> [Task goal] Lift every line from the entries that includes the word "constexpr".

> [Input data]

constexpr int E2_TSZ = 16384, E3_TSZ = 26112;
constexpr int E1_RS = 2176;
constexpr int E1_TR = 8;
constexpr int E1_TSZ = E1_RS * E1_TR;
constexpr int E1_MAXW = BN_E1_MAXW;
static_assert(8 * 2 * (E1_MAXW + 2) <= 2 * 512 && (E1_MAXW + 2) * 32 + 32 <= E1_RS, "enc1_mfma's staging / row limits");
struct Enc1Args {
    const __half *in;
    __half *out;
    const half8 *wfrag;
    const float *epi;
    int B, H, W, Hp, Wp, Ho, Wo, oy, ox;
    int nbands;
    uint32_t mWp, mRC;
    int scr_off;
    ItemPlan plan;
    const int32_t *pidx;
    __half *skip;
    const float *tm_pre;
    int use_ktab;
    float *part;
    const half8 *wtail;
    uint32_t mXe;
    uint16_t ktab[BN_KTAB_STACKS * BN_T];
};
constexpr int E1_CONST = 2560;
#ifndef E1_ABL
#define E1_ABL 0
#endif
template <bool ALLPOS>
__global__ __launch_bounds__(512, 4) void enc1_mfma(Enc1Args p) {
    constexpr int NWV = 8, WGS = NWV * 64, MG = NWV;
    constexpr int AD = 4;
    extern __shared__ __attribute__((aligned(16))) uint8_t smem[];
    WGSPAN_BEGIN();
    const int tid = threadIdx.x;
    const int wave = __builtin_amdgcn_readfirstlane(tid >> 6);
    for (int i = tid; i < BN_T * E1_TSZ / 16; i += WGS) *reinterpret_cast<uint4 *>(smem + i * 16) = make_uint4(0, 0, 0, 0);
    uint8_t *const cst = smem + p.scr_off + NWV * 1024;
    if (tid < 96) reinterpret_cast<float *>(cst)[tid] = p.epi[tid];
    if (p.part && tid >= 256 && tid < 384) reinterpret_cast<half8 *>(cst + 512)[tid - 256] = p.wtail[tid - 256];
    if (tid >= 128 && tid < 136) {
        const int i = tid & 3;
        const float *tmw = (tid & 4) ? p.tm_pre : p.epi + 96;
        {
            half4 a1, a2;
#pragma unroll
            for (int t = 0; t < BN_T; t++) { a1[t] = (_Float16)tmw[t * BN_T + i]; a2[t] = (_Float16)tmw[16 + t * BN_T + i]; }
            *reinterpret_cast<half4 *>(cst + 384 + (tid & 4) * 16 + i * 16) = a1;
            *reinterpret_cast<half4 *>(cst + 384 + (tid & 4) * 16 + i * 16 + 8) = a2;
        }
    }
    const int RCr = 2 * (p.W + 2);
    const uint32_t plane = (uint32_t)p.H * p.W * 32;
#ifdef PHASE_TIMING
    unsigned long long ph_[9] = {0, 0, 0, 0, 0, 0, 0, 0, 0}, last_ = __builtin_amdgcn_s_memrealtime();
    asm volatile("s_waitcnt lgkmcnt(0)" ::: "memory");
#endif

    ItemIter it;
    for (bool more = it.start(p.plan, p.B, p.nbands); more; more = it.next(p.plan, p.B, p.nbands)) {
        const int b = it.b, band = it.band;
        const int y0 = 2 * ((band * p.Hp) / p.nbands);
        const int rows = 2 * (((band + 1) * p.Hp) / p.nbands) - y0;
        const int n2 = rows + 2;
        auto lane_id = []() -> int {
            uint32_t zero = 0;
            asm volatile("" : "+v"(zero));
            return (int)__builtin_amdgcn_mbcnt_hi(~0u, __builtin_amdgcn_mbcnt_lo(~0u, zero));
        };
        const int ll = lane_id();
        int fidx[BN_T] = {BN_T * b, BN_T * b + 1, BN_T * b + 2, BN_T * b + 3};
        const uint8_t *const fbase = reinterpret_cast<const uint8_t *>(p.in);
        if (p.use_ktab) {
            typedef unsigned u32x2 __attribute__((ext_vector_type(2)));
            typedef const __attribute__((address_space(4))) u32x2 *const_u32x2_ptr;
            const __attribute__((address_space(4))) uint8_t *ka = (const __attribute__((address_space(4))) uint8_t *)__builtin_amdgcn_kernarg_segment_ptr();
            const u32x2 row = *(const_u32x2_ptr)(ka + offsetof(Enc1Args, ktab) + (size_t)b * 8);
            fidx[0] = row[0] & 0xFFFF; fidx[1] = row[0] >> 16; fidx[2] = row[1] & 0xFFFF; fidx[3] = row[1] >> 16;
        } else if (p.pidx) {
            typedef int i32x4 __attribute__((ext_vector_type(4)));
            typedef const __attribute__((address_space(4))) i32x4 *const_i32x4_ptr;
            const i32x4 row = *(const_i32x4_ptr)(uintptr_t)(p.pidx + b * BN_T);
            fidx[0] = row[0]; fidx[1] = row[1]; fidx[2] = row[2]; fidx[3] = row[3];
// ... 185 lines not shown
                __builtin_amdgcn_sched_group_barrier(0x008, 2, 0);
                if (k + AD < 20) __builtin_amdgcn_sched_group_barrier(0x100, 1, 0);
            }
#if E1_ABL == 3
            asm volatile("" :: "v"(tw.x), "v"(e0[0]), "v"(e1[0]), "v"(e0[1]), "v"(e1[1]));
            continue;
#endif
#ifdef PHASE_TIMING
            asm volatile("" : "+v"(pooled[0]), "+v"(pooled[1]));
            PHASE_MARK(6);
#endif
            TmixW tm;
            tm.a1 = __builtin_bit_cast(half4, make_uint2(tw.x, tw.y));
            tm.a2 = __builtin_bit_cast(half4, make_uint2(tw.z, tw.w));
#pragma unroll
            for (int t = 0; t < BN_T; t++) tm.id[t] = (_Float16)(t == (m & 3) ? 1.f : 0.f);
            half4 pb2[2], o2[2];
#pragma unroll
            for (int nt = 0; nt < 2; nt++) pb2[nt] = __builtin_convertvector(pooled[nt], half4);
            tmix4h<2>(tm, pb2, o2);
#pragma unroll
            for (int nt = 0; nt < 2; nt++) {
                _Float16 *sw = reinterpret_cast<_Float16 *>(scr + kg * 256) + nt * 16 + m;
#pragma unroll
                for (int t = 0; t < BN_T; t++) sw[t * 32] = o2[nt][t];
            }
            __builtin_amdgcn_fence(__ATOMIC_RELEASE, "wavefront");
            __builtin_amdgcn_wave_barrier();
            __builtin_amdgcn_fence(__ATOMIC_ACQUIRE, "wavefront");
            const int owin = tile * 4 + kg;
            const uint4 sv = *reinterpret_cast<const uint4 *>(scr + ll * 16);
            if (owin < nwin) {
                const int owy = fdiv(owin, p.mWp), owx = owin - owy * p.Wp;
                const int gy = y0 / 2 + owy + p.oy, gx = owx + p.ox;
                const uint32_t eo = (uint32_t)((gy * p.Wo + gx) * 32 + 8 * (m & 3));
                *reinterpret_cast<uint4 *>(ob + (m >> 2) * tstride + eo) = sv;
                if (ride && m < 4) {
                    float *const pw = reinterpret_cast<float *>(pb4 + (y0 + 2 * owy) * GW + 2 * owx) + m;
                    pw[0] = pride[0]; pw[4] = pride[1]; pw[4 * GW] = pride[2]; pw[4 * GW + 4] = pride[3];
                }
            }
            __builtin_amdgcn_fence(__ATOMIC_RELEASE, "wavefront");
            __builtin_amdgcn_wave_barrier();
            PHASE_MARK(7);
        }
    }
#ifdef PHASE_TIMING
    if (tid == 64 * (PHASE_WAVE < 0 ? NWV + PHASE_WAVE : PHASE_WAVE))
        for (int i = 0; i < 9; i++) atomicAdd(&g_phase[i], ph_[i]);
#endif
    WGSPAN_END(0);
}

> [Answer space]
constexpr int E2_TSZ = 16384, E3_TSZ = 26112;
constexpr int E1_RS = 2176;
constexpr int E1_TR = 8;
constexpr int E1_TSZ = E1_RS * E1_TR;
constexpr int E1_MAXW = BN_E1_MAXW;
constexpr int E1_CONST = 2560;
    constexpr int NWV = 8, WGS = NWV * 64, MG = NWV;
    constexpr int AD = 4;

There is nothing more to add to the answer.